[DATA FOR REVIEW]:
struct Ntt2Args {
    u64 *data;
    const u64 *src;
    u64 src_ostride;
    const PrimeDesc *primes;
    LimbMap map;
    int logn;
    unsigned tiles_per_row_log;
    unsigned m_total;
    unsigned rows_per_wg;
    unsigned chunks;
    int src_reduce;
    u64 src_bound;
    int slot_fastest;
    int src_same_layout;
    const u64 *src2;
    unsigned src_slots, src_split;
    u64 *tensor_b;
    u64 *tensor_out;
    const u64 *mac_key;
    u64 *mac_acc;
    const u64 *mac_target;
    u64 mac_tstride;
    unsigned mac_K;
    int mac_lazy;
    uint8_t mac_key_limb[65];
    unsigned slot_begin = 0;
    u64 *md_ct = nullptr;
    u64 md_ct_bstride = 0, md_qk = 0, md_half = 0;
    const u64 *md_share = nullptr;
    const u64 *md_base = nullptr;
    u64 md_base_bstride = 0;
    int md_base_polys = 1;
    int skip_diag = 0;
// ... 208 lines not shown
    __device__ static __forceinline__ void stage_read(u64 (&x)[8], const u64 *wave_stage) {
        const unsigned lane = threadIdx.x & 63;
        if (INV) {
            const u64 *mine = wave_stage + 128 * (lane >> 4) + 2 * (lane & 15);
#pragma unroll
            for (int j = 0; j < 4; j++) {
                const ulonglong2 v = *reinterpret_cast<const ulonglong2 *>(mine + 32 * j);
                x[2 * j] = v.x;
                x[2 * j + 1] = v.y;
            }
        } else {
#pragma unroll
            for (int e = 0; e < 8; e++) x[e] = wave_stage[lane + 64 * e];
        }
    }
    __device__ static __forceinline__ void store_via_lds(const u64 (&x)[8], u64 *row, unsigned tile, u64 *wave_xchg) {
        const unsigned lane = threadIdx.x & 63, w = threadIdx.x >> 6;
        u64 *mine = wave_xchg + 128 * (lane >> 4) + 2 * (lane & 15);
#pragma unroll
        for (int j = 0; j < 4; j++) {
            ulonglong2 v;
            v.x = x[2 * j];
            v.y = x[2 * j + 1];
            *reinterpret_cast<ulonglong2 *>(mine + 32 * j) = v;
        }
        TROY_WAVE_SYNC();
        u64 *dst = row + ((size_t)tile << N2_LOGT) + 512 * w + 2 * unit_perm(lane);
#pragma unroll
        for (int c = 0; c < 4; c++) {
            const ulonglong2 v = *reinterpret_cast<const ulonglong2 *>(wave_xchg + 128 * c + 2 * lane);
            *reinterpret_cast<ulonglong2 *>(dst + 128 * c) = v;
        }
    }
    __device__ static __forceinline__ void tensor_epilogue(u64 (&x)[8], u64 (&tx)[3][8], unsigned mm, u64 *out, unsigned period, unsigned slot, unsigned tile, int logn,
                                                           const Mod &m, u64 *xchg, const bool lean, const FpPrime *fc = nullptr) {
        const PrimeConst pc = make_prime_const(m.p);
        if (fc) {
#pragma unroll
            for (int e = 0; e < 8; e++) x[e] = fp_canonical(fp_of_bits(x[e]), *fc, m.p);
        } else if (lean) {
#pragma unroll
            for (int h = 0; h < 2; h++) {
                u64 v[4] = {x[4 * h], x[4 * h + 1], x[4 * h + 2], x[4 * h + 3]};
                lite_reduce4(v, (u32)m.cr1, pc);
#pragma unroll
                for (int i = 0; i < 4; i++) x[4 * h + i] = v[i];
            }
        } else {
#pragma unroll
            for (int h = 0; h < 2; h++) {
                u64 v[4] = {x[4 * h], x[4 * h + 1], x[4 * h + 2], x[4 * h + 3]};
                reduce4_from_8p(v, pc);
#pragma unroll
                for (int i = 0; i < 4; i++) x[4 * h + i] = v[i];
            }
        }
        const unsigned vr = mm & 3;
        if (vr < 3) {
#pragma unroll
            for (int i = 0; i < 3; i++)
                if ((int)vr == i) {
#pragma unroll
                    for (int e = 0; e < 8; e++) tx[i][e] = x[e];
                }
            return;
        }
        const unsigned b = mm >> 2;
        const ProdMod pm = make_prod_mod(m);
        u64 d[3][8];
#pragma unroll
        for (int e = 0; e < 8; e++) {
            const u64 a0 = tx[0][e], a1 = tx[1][e], b0 = tx[2][e], b1 = x[e];
            d[0][e] = reduce_prod((u128)a0 * b0, pm);
            d[1][e] = reduce_prod((u128)a0 * b1 + (u128)a1 * b0, pm);
            d[2][e] = reduce_prod((u128)a1 * b1, pm);
        }
#pragma unroll
        for (int i = 0; i < 3; i++) {
            u64 *orow = out + ((((u64)b * 3 + i) * period + slot) << logn);
            if (xchg) {
                TROY_WAVE_SYNC();
                store_via_lds(d[i], orow, tile, xchg + 512 * (threadIdx.x >> 6));
                continue;
            }
            ulonglong2 *op = reinterpret_cast<ulonglong2 *>(orow + ((u64)tile << N2_LOGT) + 8 * threadIdx.x);
#pragma unroll
            for (int e = 0; e < 4; e++) {
                ulonglong2 v;
                v.x = d[i][2 * e];
                v.y = d[i][2 * e + 1];
                op[e] = v;
            }
        }
    }
    template <int REDUCE> __device__ static __forceinline__ void g_read(u64 (&x)[8], const u64 *row, unsigned tile, int logn, const Mod &m, const unsigned t = threadIdx.x) {
#pragma unroll
        for (int u = 0; u < G; u++) {
            const unsigned q = t + THREADS * u;
            if (LOGD == 0) {
#pragma unroll
                for (int e = 0; e < (1 << R); e += 2) {
                    const ulonglong2 v = *reinterpret_cast<const ulonglong2 *>(row + g_index<STRIDED, NS, LOGC>(tile, elem(q, e), logn));
                    x[(u << R) + e] = v.x;
                    x[(u << R) + e + 1] = v.y;
                }
// ... 180 lines not shown
        }
        const u64 r = ((u64)o * period + slot) * inner + k;
        row = a.data + (r << logn);
        in = (REDUCE || a.src) ? (a.src_same_layout ? a.src + (r << logn) : a.src + (u64)o * a.src_ostride + ((u64)k << logn)) : row;
        if constexpr (!REDUCE && STRIDED && !INV) {
            if (a.src_same_layout == 2)
                in = slot >= a.src_slots ? row : (o < a.src_split ? a.src + (((u64)o * a.src_slots + slot) << logn) : a.src2 + (((u64)(o - a.src_split) * a.src_slots + slot) << logn));
        }
    };
    constexpr bool DMA = WAVE_PRIVATE;
    static_assert(MAC != 3 || DMA, "the CKKS key-switch pass (MAC = 3) takes its rows from the LDS-DMA staging area");
    constexpr bool PF = STRIDED && !INV && NR == 2 && !REDUCE;
    u64 xn[PF ? 8 : 1];
    static_assert(!MAC || (!INV && !STRIDED && NS == 9), "the inner product is fused into the forward contiguous pass");
    u64 tx[MAC == 2 ? 3 : 1][8];
    Acc128 macc[2][2][4];
    double facc[2][FP ? 8 : 1];
    auto mac_row = [&](const u64 (&xr)[8], const ulonglong2 (&kw)[2][KS ? 4 : 1], unsigned row_no) {
        if constexpr (FP && KS) {
#pragma unroll
            for (int cpt = 0; cpt < 2; cpt++)
#pragma unroll
                for (int e = 0; e < 8; e++) {
                    const u64 kword = (e & 1) ? kw[cpt][e >> 1].y : kw[cpt][e >> 1].x;
                    facc[cpt][e] += fp_mulmod_pinv(fp_of_bits(xr[e]), fp_from_u64(kword), fc);
                }
            if (a.fp_acc_every && (row_no + 1) % a.fp_acc_every == 0) {
#pragma unroll
                for (int cpt = 0; cpt < 2; cpt++)
#pragma unroll
// ... 2 lines not shown
        } else if constexpr (KS) {
#pragma unroll
            for (int cpt = 0; cpt < 2; cpt++) {
#pragma unroll
                for (int g = 0; g < 2; g++) {
                    const ulonglong2 k01 = kw[cpt][2 * g], k23 = kw[cpt][2 * g + 1];
                    const u64 kk[4] = {k01.x, k01.y, k23.x, k23.y};
                    const u64 xx[4] = {xr[4 * g], xr[4 * g + 1], xr[4 * g + 2], xr[4 * g + 3]};
                    mac128x4(macc[cpt][g], xx, kk);
                }
            }
        }
        (void)row_no;
    };
    constexpr bool MAC_STORE_LINEAR = KS && WAVE_PRIVATE;
    u64 *const wave_stage = lds[1] + 512 * (threadIdx.x >> 6);
    constexpr bool KSU = MAC != 0 && !FP;
    const unsigned units = KSU ? (a.mac_units ? a.mac_units : 1u) : 1u;
    const unsigned groups = KSU && a.mac_groups ? a.mac_groups : a.chunks * units;
    const unsigned last_group = chunk * units + units < groups ? chunk * units + units : groups;
    const unsigned stage_end = KSU ? last_group * a.rows_per_wg : 0;
    for (unsigned un = 0; un < units; un++) {
        const unsigned uchunk = KSU ? chunk * units + un : chunk;
        if (KSU && uchunk >= groups) break;
        const unsigned m_begin = uchunk * a.rows_per_wg;
        const unsigned m_end = (m_begin + a.rows_per_wg < a.m_total) ? m_begin + a.rows_per_wg : a.m_total;
        if (KS) {
#pragma unroll
            for (int cpt = 0; cpt < 2; cpt++)
#pragma unroll
                for (int g = 0; g < 2; g++)
// ... 132 lines not shown
                        Rd0::template g_read<REDUCE>(xn, nin, tile, logn, m, n2_opaque(threadIdx.x));
                    }
                }
                fp_guard(x, 1);
                if constexpr (FP) Rd1::compute_fp(x, tw1, fc, pd.inv_n); else Rd1::compute(x, tw1, pd, lean);
                if constexpr (NR == 2) {
                    if constexpr (FINAL >= 3) Rd1::template md_write<FINAL>(x, a, mm, slot, tile, logn, m, pd, fcp);
                    else Rd1::template g_write<FINAL>(x, row, tile, logn, m, lean, nullptr, fcp);
                } else {
                    Rd1::lds_write(x, buf, (FRESH & 4) ? n2_opaque(threadIdx.x) : threadIdx.x);
                    round_sync();
                    Rd2::lds_read(x, buf, (FRESH & 8) ? n2_opaque(threadIdx.x) : threadIdx.x);
                    fp_guard(x, 2);
                    if constexpr (FP) Rd2::compute_fp(x, tw2, fc, pd.inv_n); else Rd2::compute(x, tw2, pd, lean);
                    if constexpr (NR == 3 && MAC == 2) {
                        Rd2::tensor_epilogue(x, tx, mm, a.tensor_out, period, slot, tile, logn, m, WAVE_PRIVATE ? buf : nullptr, lean, fcp);
                    } else if constexpr (NR == 3 && KS) {
                        if constexpr (FP) {
                        } else if (!a.mac_lazy && lean) {
#pragma unroll
                            for (int e = 0; e < 8; e++) x[e] = barrett64(x[e], m);
                        } else if (!a.mac_lazy) {
                            const PrimeConst pc = make_prime_const(pd.p);
#pragma unroll
                            for (int h = 0; h < 2; h++) {
                                u64 v[4] = {x[4 * h], x[4 * h + 1], x[4 * h + 2], x[4 * h + 3]};
                                reduce4_from_8p(v, pc);
#pragma unroll
                                for (int i = 0; i < 4; i++) x[4 * h + i] = v[i];
                            }
                        }
// ... 28 lines not shown
            if (!skip_row) parity ^= 1u;
        }
        if constexpr (KS) {
            const unsigned o = m_begin / inner;
            static_assert(!KS || MAC_STORE_LINEAR, "the sums leave through the wave's exchange area");
#pragma unroll
            for (int cpt = 0; cpt < 2; cpt++) {
                u64 lin[8];
                if constexpr (FP) {
#pragma unroll
                    for (int e = 0; e < 8; e++) lin[e] = fp_canonical(facc[cpt][e], fc, m.p);
                } else if (pd.p >> 33) {
                    const PrimeConst pc = make_prime_const(pd.p);
                    const LeanFinal lf = lean ? make_lean_final(pd.p, pd.cr1) : LeanFinal{0, 0};
                    const Shoup r64 = to_sgpr(pd.r64);
                    const Shoup w4[4] = {r64, r64, r64, r64};
#pragma unroll
                    for (int g = 0; g < 2; g++) {
                        u64 lo[4], hi[4], q[4];
#pragma unroll
                        for (int i = 0; i < 4; i++) {
                            const Acc128 &sum = macc[cpt][g][i];
                            lo[i] = mk64(sum.a0, sum.a1);
                            hi[i] = mk64(sum.a2, sum.a3);
                        }
                        lite_reduce4(lo, (u32)pd.cr1, pc);
                        mulhi_approx4_u(q, hi, w4);
#pragma unroll
                        for (int i = 0; i < 4; i++) lo[i] = mul_acc_u(lo[i], hi[i], r64.op, q[i], pc.negp);
                        if (lean) lean_final4(lo, lf, pc); else reduce4_from_8p(lo, pc);
#pragma unroll
                        for (int i = 0; i < 4; i++) lin[4 * g + i] = lo[i];
                    }
                } else {
#pragma unroll
                    for (int e = 0; e < 8; e++) {
                        const Acc128 &sum = macc[cpt][e >> 2][e & 3];
                        lin[e] = barrett128(mk64(sum.a0, sum.a1), mk64(sum.a2, sum.a3), m);
                    }
                }
                if constexpr (MAC_STORE_LINEAR) {
                    TROY_WAVE_SYNC();
                    Rd2::store_via_lds(lin, a.mac_acc + ((((u64)o * 2 + cpt) * period + slot) << logn), tile, lds[0] + 512 * (threadIdx.x >> 6));
                }
// ... 157 lines not shown
    const LimbMap &map = r.map;
    const Ntt2ModDown *md = r.md;
    const unsigned slot_begin = r.slot_begin, slot_count = r.slot_count == NTT_ALL_SLOTS ? map.period : r.slot_count;
    const bool inverse = r.inverse, run_first = r.passes != Ntt2Passes::SECOND, run_second = r.passes != Ntt2Passes::FIRST;
    if (r.plan_count && r.plan_begin + r.plan_count > map.period) throw Error(ST_INVALID_ARGUMENT, "ntt2: plan slot range");
    if (r.rows == 0 || slot_count == 0) return;
    if (slot_begin + slot_count > map.period) throw Error(ST_INVALID_ARGUMENT, "ntt2: slot range");
    const bool partial = slot_begin != 0 || slot_count != map.period;
    if ((partial || md || r.passes != Ntt2Passes::BOTH) && (!inverse || r.src.ptr)) throw Error(ST_LOGIC_ERROR, "ntt2: slot ranges, single passes and the mod-down epilogue belong to the in-place inverse transform");
    if (md && !run_second) throw Error(ST_LOGIC_ERROR, "ntt2: the mod-down epilogue rides on the second pass");
    if (md && map.inner != 1) throw Error(ST_LOGIC_ERROR, "ntt2: the mod-down epilogue takes one row per (item, prime)");
    if (!ntt2_supported(r.logn)) throw Error(ST_LOGIC_ERROR, "ntt2: unsupported size");
    const size_t per_outer = (size_t)map.period * map.inner;
    if (r.rows % per_outer) throw Error(ST_INVALID_ARGUMENT, "ntt2: row count must be a multiple of the limb pattern");
    if (r.src.ptr && inverse) throw Error(ST_LOGIC_ERROR, "ntt2: out-of-place input is only supported by the forward transform");
    int k1, k2;
    stage_split(r.logn, k1, k2);
    Ntt2Args a = common_args(r.data, r.primes, map, r.logn, r.rows / per_outer * map.inner);
    set_rows_per_wg(a, a.m_total < 8 ? a.m_total : (map.inner > 1 ? (map.inner <= 16 ? map.inner : 8) : 8), slot_count);
    a.slot_begin = slot_begin;
    a.md_base_polys = 1;
    if (md) {
        a.md_ct = md->ct; a.md_ct_bstride = md->ct_bstride; a.md_dl = md->dl; a.md_qk = md->qk; a.md_half = md->half;
        a.md_share = md->share;
        a.md_base = md->base.ptr; a.md_base_bstride = md->base.bstride; a.md_base_polys = md->base.polys;
        if (md->kind == 2 && !md->share) throw Error(ST_LOGIC_ERROR, "ntt2: the BGV mod-down needs the special limb's shares");
    }
    const bool digits = r.src.ptr && r.src.kind == Ntt2Source::KS_DIGITS;
    static const int md_order = [] { const char *e = probe_env("TROYHIP_NTT2_MD_ORDER"); return e ? std::atoi(e) : 1; }();
    ClassPlan cls[2];
// ... 67 lines not shown
        if (!fp) stats::counter(stats::KS_INT_GROUPS_PER_WG).fetch_add(second.mac_units, std::memory_order_relaxed);
        second.mac_key = key; second.mac_acc = acc; second.mac_target = ckks_target; second.mac_tstride = t_bstride; second.mac_K = (unsigned)ks.K;
        second.mac_lazy = lazy;
        std::memcpy(second.mac_key_limb, ks.key_limb, map.period);
        with_stages(logn - 9, 9, [&](auto ns1, auto) {
            launch_strided<0, decltype(ns1)::value>(first, true, stream, fp, -1, skip_diag);
            if (skip_diag) launch_one<0, 0, 9, 0, 1, 0, 3>(second, stream, fp);
            else launch_one<0, 0, 9, 0, 1, 0, 1>(second, stream, fp);
        });
    }
}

[WHAT TO PRODUCE]:
Precisely the lines between those holding "const bool partial" and "second.mac_lazy = lazy;", inclusive, are to be reproduced from the listing above, with nothing added.

[EXERCISE SOLUTION]:
    const bool partial = slot_begin != 0 || slot_count != map.period;
    if ((partial || md || r.passes != Ntt2Passes::BOTH) && (!inverse || r.src.ptr)) throw Error(ST_LOGIC_ERROR, "ntt2: slot ranges, single passes and the mod-down epilogue belong to the in-place inverse transform");
    if (md && !run_second) throw Error(ST_LOGIC_ERROR, "ntt2: the mod-down epilogue rides on the second pass");
    if (md && map.inner != 1) throw Error(ST_LOGIC_ERROR, "ntt2: the mod-down epilogue takes one row per (item, prime)");
    if (!ntt2_supported(r.logn)) throw Error(ST_LOGIC_ERROR, "ntt2: unsupported size");
    const size_t per_outer = (size_t)map.period * map.inner;
    if (r.rows % per_outer) throw Error(ST_INVALID_ARGUMENT, "ntt2: row count must be a multiple of the limb pattern");
    if (r.src.ptr && inverse) throw Error(ST_LOGIC_ERROR, "ntt2: out-of-place input is only supported by the forward transform");
    int k1, k2;
    stage_split(r.logn, k1, k2);
    Ntt2Args a = common_args(r.data, r.primes, map, r.logn, r.rows / per_outer * map.inner);
    set_rows_per_wg(a, a.m_total < 8 ? a.m_total : (map.inner > 1 ? (map.inner <= 16 ? map.inner : 8) : 8), slot_count);
    a.slot_begin = slot_begin;
    a.md_base_polys = 1;
    if (md) {
        a.md_ct = md->ct; a.md_ct_bstride = md->ct_bstride; a.md_dl = md->dl; a.md_qk = md->qk; a.md_half = md->half;
        a.md_share = md->share;
        a.md_base = md->base.ptr; a.md_base_bstride = md->base.bstride; a.md_base_polys = md->base.polys;
        if (md->kind == 2 && !md->share) throw Error(ST_LOGIC_ERROR, "ntt2: the BGV mod-down needs the special limb's shares");
    }
    const bool digits = r.src.ptr && r.src.kind == Ntt2Source::KS_DIGITS;
    static const int md_order = [] { const char *e = probe_env("TROYHIP_NTT2_MD_ORDER"); return e ? std::atoi(e) : 1; }();
    ClassPlan cls[2];
// ... 67 lines not shown
        if (!fp) stats::counter(stats::KS_INT_GROUPS_PER_WG).fetch_add(second.mac_units, std::memory_order_relaxed);
        second.mac_key = key; second.mac_acc = acc; second.mac_target = ckks_target; second.mac_tstride = t_bstride; second.mac_K = (unsigned)ks.K;
        second.mac_lazy = lazy;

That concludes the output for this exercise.